◆ PROBLEM DETAILS
In the data below, find every line with the word "excess" and copy it.

◆ DATA FOR ANALYSIS

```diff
@@ -2579,21 +2709,18 @@
         flush_zero();
         const int id = time_begin(2);
         const MgcLattice& L = h->L;
-        void* const T = h->d_ds16;
+        uint16_t* const T = h->d_ds16;
         const dim3 blk(256);
         auto g = [&](int lines) { return dim3(grid((lines + 3) / 4)); };
         check(hipMemsetAsync(L.count + mgc_cnt_radial_c(L), 0x3f, sizeof(int32_t), h->stream));
         hipLaunchKernelGGL(k_dt_cmin, g(L.ntiles), blk, 0, h->stream, L);
-        hipLaunchKernelGGL((k_dt_scan<0, false, 2, 0>), g(L.gz * L.gy), blk, 0, h->stream, L, (const void*)L.excess, T, 0, (int32_t*)nullptr, (const uint16_t*)nullptr, (uint16_t*)nullptr, -1);
-        hipLaunchKernelGGL((k_dt_scan<0, true, 0, 0>), g(L.gz * L.gy), blk, 0, h->stream, L, (const void*)T, T, 0, (int32_t*)nullptr, (const uint16_t*)nullptr, (uint16_t*)nullptr, -1);
-        hipLaunchKernelGGL((k_dt_scan<1, false, 0, 0>), g(L.gz * L.gx), blk, 0, h->stream, L, (const void*)T, T, 0, (int32_t*)nullptr, (const uint16_t*)nullptr, (uint16_t*)nullptr, -1);
-        hipLaunchKernelGGL((k_dt_scan<1, true, 0, 0>), g(L.gz * L.gx), blk, 0, h->stream, L, (const void*)T, T, 0, (int32_t*)nullptr, (const uint16_t*)nullptr, (uint16_t*)nullptr, -1);
-        hipLaunchKernelGGL((k_dt_scan<2, false, 0, 0>), g(L.gy * L.gx), blk, 0, h->stream, L, (const void*)T, T, 0, (int32_t*)nullptr, (const uint16_t*)nullptr, (uint16_t*)nullptr, -1);
-        hipLaunchKernelGGL((k_dt_scan<2, true, 0, 2>), g(L.gy * L.gx), blk, 0, h->stream, L, (const void*)T, T, c_min, h->d_hexact, (const uint16_t*)nullptr, (uint16_t*)nullptr, -1);
+        dt_axis<0, 2, 0>((const void*)L.excess, T, 0);
+        dt_axis<1, 0, 0>((const void*)T, T, 0);
+        dt_axis<2, 0, 2>((const void*)T, T, c_min);
         std::swap(h->L.height, h->d_hexact);
         check(hipGetLastError());
         time_end(id);
-        relabel_launches += 8;
+        relabel_launches++;
         return true;
     }
     void radial_save_exact()
@@ -2744,16 +2871,11 @@
         flush_zero();
         h->labels_valid = true;
         dt_span = time_begin(2);
-        const MgcLattice& L = h->L;
-        void* const T = h->dt_cur = seed == 1 ? h->d_dt16 : h->d_ds16;
-        const dim3 blk(256);
-        if (seed == 1) hipLaunchKernelGGL((k_dt_scan<0, false, 1, 0>), dt_grid(L.gz * L.gy), blk, 0, h->stream, L, (const void*)L.rmask, T, 0, (int32_t*)nullptr, (const uint16_t*)nullptr, (uint16_t*)nullptr, -1);
-        else hipLaunchKernelGGL((k_dt_scan<0, false, 2, 0>), dt_grid(L.gz * L.gy), blk, 0, h->stream, L, (const void*)L.excess, T, 0, (int32_t*)nullptr, (const uint16_t*)nullptr, (uint16_t*)nullptr, -1);
-        hipLaunchKernelGGL((k_dt_scan<0, true, 0, 0>), dt_grid(L.gz * L.gy), blk, 0, h->stream, L, (const void*)T, T, 0, (int32_t*)nullptr, (const uint16_t*)nullptr, (uint16_t*)nullptr, -1);
-        hipLaunchKernelGGL((k_dt_scan<1, false, 0, 0>), dt_grid(L.gz * L.gx), blk, 0, h->stream, L, (const void*)T, T, 0, (int32_t*)nullptr, (const uint16_t*)nullptr, (uint16_t*)nullptr, -1);
-        hipLaunchKernelGGL((k_dt_scan<1, true, 0, 0>), dt_grid(L.gz * L.gx), blk, 0, h->stream, L, (const void*)T, T, 0, (int32_t*)nullptr, (const uint16_t*)nullptr, (uint16_t*)nullptr, -1);
+        uint16_t* const T = h->dt_cur = seed == 1 ? h->d_dt16 : h->d_ds16;
+        if (seed == 1) dt_axis<0, 1, 0>((const void*)h->L.rmask, T, 0);
+        else dt_axis<0, 2, 0>((const void*)h->L.excess, T, 0);
+        dt_axis<1, 0, 0>((const void*)T, T, 0);
         check(hipGetLastError());
-        relabel_launches += 4;
     }
     void dt_scan_z(bool bwd, int final_kind, int c_min, const uint16_t* cin, bool want_out)
     {
@@ -2768,6 +2890,7 @@
         else hipLaunchKernelGGL((k_dt_scan<2, true, 0, 0>), g, blk, 0, h->stream, L, (const void*)T, T, 0, (int32_t*)nullptr, cin, cout, plane);
         check(hipGetLastError());
         relabel_launches++;
+        h->launches[MGC_LAUNCH_DT_SCAN]++;
         if (bwd) { time_end(dt_span); dt_span = -1; }
     }
     void dt_finish()
@@ -2941,6 +3064,11 @@
     case MGC_OP_DISCHARGE: dev.discharge((int)a0, (uint32_t)a1, (int)a2, (int)a3); break;
     case MGC_OP_SUSPECT_PASS: dev.suspect_pass(); break;
     case MGC_OP_RESET_SUSPECT: dev.reset_suspect((uint32_t)a0, (int)a1); break;
+    case MGC_OP_FIRST_RELABEL:
+        for (int64_t& n : h->launches) n = 0;
+        if (h->nranks > 1 || !dev.first_relabel_dt()) { h->timing = timing; return mgc_fail(h, MGC_ERR_STATE, "the distance transform does not apply to this graph (a slab, first_relabel_dt = 0, an n-link that is not residual, or labels this build already has)"); }
+        if (a0 && !dev.radial_begin((int)a1)) { h->timing = timing; return mgc_fail(h, MGC_ERR_STATE, "no radial labels on this graph"); }
+        break;
     default: h->timing = timing; return mgc_fail(h, MGC_ERR_INVALID, "unknown solver op %d", op);
     }
     if (ev_a >= 0) {
@@ -4460,7 +4588,7 @@
     else if (!strcmp(name, "w26_raises") && value > 0) h->w26_raises = (int)value;
     else if (!strcmp(name, "w26_flags") && value >= 0) h->w26_flags = (int)value;
     else if (!strcmp(name, "wave_grid_rel") && value > 0) h->wave_grid_rel = (int)value;
-    else if (!strcmp(name, "first_relabel_dt")) h->use_dt = value != 0;
+    else if (!strcmp(name, "first_relabel_dt") && value >= 0 && value <= 2) h->use_dt = (int)value;
     else if (!strcmp(name, "relabel_bricks")) h->use_bricks = value != 0;
     else if (!strcmp(name, "exact_sink_tiles") && value >= 0 && value <= 2) h->exact_sink_tiles = (int)value;
     else if (!strcmp(name, "sink_sweeps") && value > 0) h->sink_sweeps = (int)value;
@@ -4510,6 +4638,27 @@
     return MGC_OK;
 }
 
+int mgc_get_heights(mgc_handle h, int which, int32_t* out)
+{
+    if (!h || !out || which < 0 || which > 1) return MGC_ERR_INVALID;
+    if (!h->built || h->nranks > 1) return mgc_fail(h, MGC_ERR_STATE, "mgc_get_heights: a built single handle");
+    const MgcLattice& L = h->L;
+    const int32_t* const src = which ? h->d_hexact : L.height;
+    if (!src) return mgc_fail(h, MGC_ERR_STATE, "mgc_get_heights: no label array is kept aside");
+    MGC_HIP(h, hipSetDevice(h->device));
+    mgc_flush_zero(h);
+    std::vector<int32_t> tiled((size_t)L.ntiles * MGC_TV);
+    MGC_HIP(h, hipMemcpyAsync(tiled.data(), src, tiled.size() * sizeof(int32_t), hipMemcpyDeviceToHost, h->stream));
+    MGC_HIP(h, hipStreamSynchronize(h->stream));
+    for (int64_t z = 0; z < L.dz; ++z)
+        for (int64_t y = 0; y < L.dy; ++y)
+            for (int64_t x = 0; x < L.dx; ++x) {
+                const int64_t tile = ((z >> 3) * L.gy + (y >> 3)) * L.gx + (x >> 3);
+                out[(z * L.dy + y) * L.dx + x] = tiled[(size_t)(tile * MGC_TV + (z & 7) * 64 + (y & 7) * 8 + (x & 7))];
+            }
+    return MGC_OK;
+}
+
 int mgc_get_stats(mgc_handle h, mgc_stats* out)
 {
     if (!h || !out) return MGC_ERR_INVALID;
diff --git a/medpy_amd/graphcut/graph.py b/medpy_amd/graphcut/graph.py
--- a/medpy_amd/graphcut/graph.py
+++ b/medpy_amd/graphcut/graph.py
@@ -322,6 +322,14 @@
         self._call("mgc_get_stats", C.byref(st))
         return st.as_dict()
 
+    def first_relabel(self, radial=False, c_min=8):
+        self._call("mgc_solver_op", _lib.OP_FIRST_RELABEL, 1 if radial else 0, int(c_min), 0, 0)
+
+    def heights(self, aside=False):
+        out = numpy.empty(self._shape, dtype=numpy.int32)
+        self._call("mgc_get_heights", 1 if aside else 0, _lib.ptr(out))
+        return out
+
     def launch_counts(self):
         out = numpy.zeros(len(_lib.LAUNCH_KINDS), dtype=numpy.int64)
         self._call("mgc_get_launch_counts", _lib.ptr(out), int(out.size))
diff --git a/medpy_amd/slab.py b/medpy_amd/slab.py
--- a/medpy_amd/slab.py
+++ b/medpy_amd/slab.py
@@ -313,6 +313,11 @@
         self._call("mgc_get_stats", self._C.byref(st))
         return st.as_dict()
 
+    def launch_counts(self):
+        out = np.zeros(len(self._lib.LAUNCH_KINDS), dtype=np.int64)
+        self._call("mgc_get_launch_counts", self._lib.ptr(out), int(out.size))
+        return dict(zip(self._lib.LAUNCH_KINDS, out.tolist()))
+
     def validate(self):
         v = self._lib.Validation()
         self._call("mgc_validate", self._C.byref(v))
```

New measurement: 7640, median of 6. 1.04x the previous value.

◆ RESPONSE BOX
-        hipLaunchKernelGGL((k_dt_scan<0, false, 2, 0>), g(L.gz * L.gy), blk, 0, h->stream, L, (const void*)L.excess, T, 0, (int32_t*)nullptr, (const uint16_t*)nullptr, (uint16_t*)nullptr, -1);
+        dt_axis<0, 2, 0>((const void*)L.excess, T, 0);
-        else hipLaunchKernelGGL((k_dt_scan<0, false, 2, 0>), dt_grid(L.gz * L.gy), blk, 0, h->stream, L, (const void*)L.excess, T, 0, (int32_t*)nullptr, (const uint16_t*)nullptr, (uint16_t*)nullptr, -1);
+        else dt_axis<0, 2, 0>((const void*)h->L.excess, T, 0);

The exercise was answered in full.